[Collected data]
-- -- --

diff --git a/ladiff_amd/csrc/attention.hip b/ladiff_amd/csrc/attention.hip
--- a/ladiff_amd/csrc/attention.hip
+++ b/ladiff_amd/csrc/attention.hip
@@ -152,7 +152,8 @@
 __global__ __launch_bounds__(NT, NT == 64 ? 2 : 1) void self_attn_split_kernel(const float* __restrict__ qkv, const int32_t* __restrict__ lengths,
                                                                const uint32_t* __restrict__ keybits, float* __restrict__ out,
                                                                int B, int F, int split_out, const AttnGeom g,
-                                                               const int32_t* __restrict__ row_off, int shared_qkv) {
+                                                               const int32_t* __restrict__ row_off, int shared_qkv,
+                                                               const int32_t* __restrict__ leader) {
     constexpr int NKT = FM / 32, IT = FM * 16 / NT, VLD = FM + 8;
     static_assert(FM % 32 == 0 && (FM * 16) % NT == 0 && NT % 64 == 0 && (FM / 4) % (NT / 64) == 0 && NT / 64 >= FM / 32, "a wave per query tile");
     __shared__ __attribute__((aligned(16))) s16 Kp[2 * FM * DH];
@@ -162,6 +163,7 @@
     float* const Vtmp = reinterpret_cast<float*>(Kp);
     const int tid = threadIdx.x, lane = tid & 63, wave = tid >> 6;
     const int b = blockIdx.x / g.nheads, h = blockIdx.x % g.nheads;
+    if (leader != nullptr && leader[b] != b) return;
     int len = F;
     uint32_t kb[NKT + 1];
     if (keybits != nullptr) {
@@ -347,13 +349,14 @@
 }
 
 int launch_self_attention_split(const float* qkv, const int32_t* lengths, const uint32_t* keybits, float* out, int B, int F,
-                                 int nheads, int causal, int split_out, hipStream_t s, const int32_t* row_off, int shared_qkv) {
+                                 int nheads, int causal, int split_out, hipStream_t s, const int32_t* row_off, int shared_qkv,
+                                 const int32_t* leader) {
     if (F > SA_FMAX || F < 1 || nheads < 1) return LADIFF_ERR_SHAPE;
     if (B == 0) return 0;
     const int W = nheads * DH;
     const AttnGeom g{nheads, 3 * W, W, 2 * W, W, causal};
-    if (F <= 32) hipLaunchKernelGGL((self_attn_split_kernel<32, 64>), dim3(B * nheads), dim3(64), 0, s, qkv, lengths, keybits, out, B, F, split_out, g, row_off, shared_qkv);
-    else hipLaunchKernelGGL((self_attn_split_kernel<SA_FMAX, 512>), dim3(B * nheads), dim3(512), 0, s, qkv, lengths, keybits, out, B, F, split_out, g, row_off, shared_qkv);
+    if (F <= 32) hipLaunchKernelGGL((self_attn_split_kernel<32, 64>), dim3(B * nheads), dim3(64), 0, s, qkv, lengths, keybits, out, B, F, split_out, g, row_off, shared_qkv, leader);
+    else hipLaunchKernelGGL((self_attn_split_kernel<SA_FMAX, 512>), dim3(B * nheads), dim3(512), 0, s, qkv, lengths, keybits, out, B, F, split_out, g, row_off, shared_qkv, leader);
     LADIFF_LAUNCH_CHECK();
     return 0;
 }
diff --git a/ladiff_amd/csrc/common.h b/ladiff_amd/csrc/common.h
--- a/ladiff_amd/csrc/common.h
+++ b/ladiff_amd/csrc/common.h
@@ -85,6 +85,7 @@
 }
 
 __device__ __forceinline__ float silu(float v) { return v / (1.f + expf(-v)); }
+__device__ __forceinline__ float ca_table_value(float nv, float scale, float shift) { return silu(nv * (1.f + scale) + shift); }
 
 template <int WIDTH>
 __device__ __forceinline__ float group_sum(float v) {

-- -- --

→ **Problem requirements**: Could you write out the full data verbatim?

→ **Result**:
diff --git a/ladiff_amd/csrc/attention.hip b/ladiff_amd/csrc/attention.hip
--- a/ladiff_amd/csrc/attention.hip
+++ b/ladiff_amd/csrc/attention.hip
@@ -152,7 +152,8 @@
 __global__ __launch_bounds__(NT, NT == 64 ? 2 : 1) void self_attn_split_kernel(const float* __restrict__ qkv, const int32_t* __restrict__ lengths,
                                                                const uint32_t* __restrict__ keybits, float* __restrict__ out,
                                                                int B, int F, int split_out, const AttnGeom g,
-                                                               const int32_t* __restrict__ row_off, int shared_qkv) {
+                                                               const int32_t* __restrict__ row_off, int shared_qkv,
+                                                               const int32_t* __restrict__ leader) {
     constexpr int NKT = FM / 32, IT = FM * 16 / NT, VLD = FM + 8;
     static_assert(FM % 32 == 0 && (FM * 16) % NT == 0 && NT % 64 == 0 && (FM / 4) % (NT / 64) == 0 && NT / 64 >= FM / 32, "a wave per query tile");
     __shared__ __attribute__((aligned(16))) s16 Kp[2 * FM * DH];
@@ -162,6 +163,7 @@
     float* const Vtmp = reinterpret_cast<float*>(Kp);
     const int tid = threadIdx.x, lane = tid & 63, wave = tid >> 6;
     const int b = blockIdx.x / g.nheads, h = blockIdx.x % g.nheads;
+    if (leader != nullptr && leader[b] != b) return;
     int len = F;
     uint32_t kb[NKT + 1];
     if (keybits != nullptr) {
@@ -347,13 +349,14 @@
 }
 
 int launch_self_attention_split(const float* qkv, const int32_t* lengths, const uint32_t* keybits, float* out, int B, int F,
-                                 int nheads, int causal, int split_out, hipStream_t s, const int32_t* row_off, int shared_qkv) {
+                                 int nheads, int causal, int split_out, hipStream_t s, const int32_t* row_off, int shared_qkv,
+                                 const int32_t* leader) {
     if (F > SA_FMAX || F < 1 || nheads < 1) return LADIFF_ERR_SHAPE;
     if (B == 0) return 0;
     const int W = nheads * DH;
     const AttnGeom g{nheads, 3 * W, W, 2 * W, W, causal};
-    if (F <= 32) hipLaunchKernelGGL((self_attn_split_kernel<32, 64>), dim3(B * nheads), dim3(64), 0, s, qkv, lengths, keybits, out, B, F, split_out, g, row_off, shared_qkv);
-    else hipLaunchKernelGGL((self_attn_split_kernel<SA_FMAX, 512>), dim3(B * nheads), dim3(512), 0, s, qkv, lengths, keybits, out, B, F, split_out, g, row_off, shared_qkv);
+    if (F <= 32) hipLaunchKernelGGL((self_attn_split_kernel<32, 64>), dim3(B * nheads), dim3(64), 0, s, qkv, lengths, keybits, out, B, F, split_out, g, row_off, shared_qkv, leader);
+    else hipLaunchKernelGGL((self_attn_split_kernel<SA_FMAX, 512>), dim3(B * nheads), dim3(512), 0, s, qkv, lengths, keybits, out, B, F, split_out, g, row_off, shared_qkv, leader);
     LADIFF_LAUNCH_CHECK();
     return 0;
 }
diff --git a/ladiff_amd/csrc/common.h b/ladiff_amd/csrc/common.h
--- a/ladiff_amd/csrc/common.h
+++ b/ladiff_amd/csrc/common.h
@@ -85,6 +85,7 @@
 }
 
 __device__ __forceinline__ float silu(float v) { return v / (1.f + expf(-v)); }
+__device__ __forceinline__ float ca_table_value(float nv, float scale, float shift) { return silu(nv * (1.f + scale) + shift); }
 
 template <int WIDTH>
 __device__ __forceinline__ float group_sum(float v) {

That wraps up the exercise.